▶ Collected data

__global__ __launch_bounds__(512) void wgrad_first_kernel(FlArgs p)
{
    extern __shared__ __attribute__((aligned(16))) float lds[];
    constexpr int NW = 8, NCH = 4;
    constexpr int g_chunks = 128 * 8, x_chunks = 32 * FL_IN / 4;
    const int lane = tn::lane_id(), i_ = lane & 31, h_ = lane >> 5;
    const int wave = __builtin_amdgcn_readfirstlane(threadIdx.x >> 6);
    const int64_t n = p.n, n_tiles = (n + 31) >> 5;
    const bool colour = wave < 5;
    const int tk = colour ? wave : wave - 5;
    f32x16 acc[2];
    float dbacc[2] = {0.f, 0.f};
#pragma unroll
    for (int m = 0; m < 2; ++m)
#pragma unroll
        for (int r = 0; r < 16; ++r) acc[m][r] = 0.0f;
    f32x4 pre[NCH];
    f32x4 preA = {0.f, 0.f, 0.f, 0.f};
    int aidx = 0;
    auto prefetch = [&](int64_t tile, int64_t tile_after) {
        const f32x4 *sa = reinterpret_cast<const f32x4 *>(p.ws_a + tile * (int64_t)p.rt_a * 32 + (int64_t)p.g0_a * 32);
        const f32x4 *sb = reinterpret_cast<const f32x4 *>(p.ws_b + tile * (int64_t)p.rt_b * 32 + (int64_t)p.g0_b * 32);
        const int64_t x0 = tile * 32 * (int64_t)FL_IN;
        const int64_t xlast = n * (int64_t)FL_IN - 4;
#pragma unroll
        for (int k = 0; k < NCH; ++k) {
            const int c = threadIdx.x + k * NW * 64;
            int64_t e = x0 + 4 * (int64_t)(c - g_chunks);
            e = e < 0 ? 0 : (e > xlast ? xlast : e);
            const f32x4 *px = reinterpret_cast<const f32x4 *>(p.x + e);
            const f32x4 *pg = c < 512 ? sa + c : sb + ((c - 512) & 511);
            pre[k] = *(c < g_chunks ? pg : px);
        }
        {
            const int s_ = (threadIdx.x >> 4) & 31, part = threadIdx.x & 15;
            preA = *reinterpret_cast<const f32x4 *>(p.aux + (int64_t)aidx * p.aux_stride + (4 * part < FL_AW ? 4 * part : 0));
            int64_t r_ = tile_after * 32 + s_;
            r_ = r_ < n ? r_ : n - 1;
            aidx = p.aux_index[r_];
        }
    };
    float *dummy = lds + 2 * FL_BUF;
    auto commit = [&](float *buf) {
        float *ldsX = buf + 128 * FL_RS, *ldsA = ldsX + 32 * FL_IN;
#pragma unroll
        for (int k = 0; k < NCH; ++k) {
            const int c = threadIdx.x + k * NW * 64;
            float *dst = c < g_chunks ? buf + (c >> 3) * FL_RS + (c & 7) * 4 : (c < g_chunks + x_chunks ? ldsX + 4 * (c - g_chunks) : dummy);
            *reinterpret_cast<f32x4 *>(dst) = pre[k];
        }
        const int s_ = threadIdx.x >> 4, part = threadIdx.x & 15;
        float *dst = 4 * part < FL_AW ? ldsA + s_ * FL_AW + 4 * part : dummy;
        *reinterpret_cast<f32x4 *>(dst) = preA;
    };
    const int64_t last = n_tiles - 1;
    int64_t tile = blockIdx.x;
    if (tile >= n_tiles) return;
    {
        int64_t r_ = tile * 32 + ((threadIdx.x >> 4) & 31);
        r_ = r_ < n ? r_ : n - 1;
        aidx = p.aux_index[r_];
    }
    {
        const int64_t t1 = tile + gridDim.x, t2 = t1 + gridDim.x;
        prefetch(tile, t1 < last ? t1 : last);
        commit(lds);
        __syncthreads();
        prefetch(t1 < last ? t1 : last, t2 < last ? t2 : last);
    }
    int cur = 0;
    for (; tile < n_tiles; tile += gridDim.x) {
        int i = i_, h = h_;
        asm volatile("" : "+v"(i), "+v"(h));
        float *buf = lds + cur * FL_BUF;
        float *nbuf = lds + (cur ^ 1) * FL_BUF;
        const int64_t t2 = tile + 2 * (int64_t)gridDim.x, t3 = t2 + gridDim.x;
        commit(nbuf);
        prefetch(t2 < last ? t2 : last, t3 < last ? t3 : last);
        const float *ldsX = buf + 128 * FL_RS, *ldsA = ldsX + 32 * FL_IN;
        {
            const int grow = colour ? 0 : 64;
            const f32x4 *g0 = reinterpret_cast<const f32x4 *>(buf + (grow + i) * FL_RS + 16 * h);
            const f32x4 *g1 = reinterpret_cast<const f32x4 *>(buf + (grow + 32 + i) * FL_RS + 16 * h);
            const int q = 32 * tk + i;
            const bool xcol = q < FL_IN;
            const int ac = q - FL_IN < FL_AW ? q - FL_IN : FL_AW - 1;
            const float *cp = xcol ? ldsX + 16 * h * FL_IN + q : ldsA + 16 * h * FL_AW + (ac < 0 ? 0 : ac);
            const int cstride = xcol ? FL_IN : FL_AW;
            float gs0 = 0.f, gs1 = 0.f;
#pragma unroll
            for (int c = 0; c < 2; ++c) {
                const f32x4 ga = g0[2 * c], gb = g0[2 * c + 1], gc = g1[2 * c], gd = g1[2 * c + 1];
                float xv[8];
#pragma unroll
                for (int u = 0; u < 8; ++u) xv[u] = cp[(8 * c + u) * cstride];
                const float v0[8] = {ga[0], ga[1], ga[2], ga[3], gb[0], gb[1], gb[2], gb[3]};
                const float v1[8] = {gc[0], gc[1], gc[2], gc[3], gd[0], gd[1], gd[2], gd[3]};
                const b3::Op XB = b3::split8(xv);
                acc[0] = b3::mfma6(b3::split8(v0), XB, acc[0]);
                acc[1] = b3::mfma6(b3::split8(v1), XB, acc[1]);
                gs0 += ((ga[0] + ga[1]) + (ga[2] + ga[3])) + ((gb[0] + gb[1]) + (gb[2] + gb[3]));
                gs1 += ((gc[0] + gc[1]) + (gc[2] + gc[3])) + ((gd[0] + gd[1]) + (gd[2] + gd[3]));
            }
            if (tk == 0) { dbacc[0] += gs0; dbacc[1] += gs1; }
        }
        __syncthreads();
        cur ^= 1;
    }
    const int i = i_, h = h_;
    const int q = 32 * tk + i;
    int col; bool ok;
    float *gW; int ldw;
    if (colour) { gW = p.gW0; ldw = p.K0_a; ok = q < FL_IN || q - FL_IN < p.pe; col = q < FL_IN ? p.pe + q : q - FL_IN; }
    else { gW = p.gW0s; ldw = p.K0_b; ok = true; col = q; }
#pragma unroll
    for (int m = 0; m < 2; ++m) {
        tn::pin16(acc[m]);
#pragma unroll
        for (int r = 0; r < 16; ++r) {
            const int nn = 32 * m + (r & 3) + 8 * (r >> 2) + 4 * h;
            if (ok) atomicAdd(&gW[(int64_t)nn * ldw + col], acc[m][r]);
        }
        if (tk == 0) {
            float s = dbacc[m];
            s += __shfl_xor(s, 32, 64);
            if (h == 0) atomicAdd(&(colour ? p.gB0 : p.gB0s)[32 * m + i], s);
        }
    }
}

}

▶ TASK INSTRUCTIONS
In the records above, find every line that contains the word "preA" and copy it.

▶ ANSWER BOX
    f32x4 preA = {0.f, 0.f, 0.f, 0.f};
            preA = *reinterpret_cast<const f32x4 *>(p.aux + (int64_t)aidx * p.aux_stride + (4 * part < FL_AW ? 4 * part : 0));
        *reinterpret_cast<f32x4 *>(dst) = preA;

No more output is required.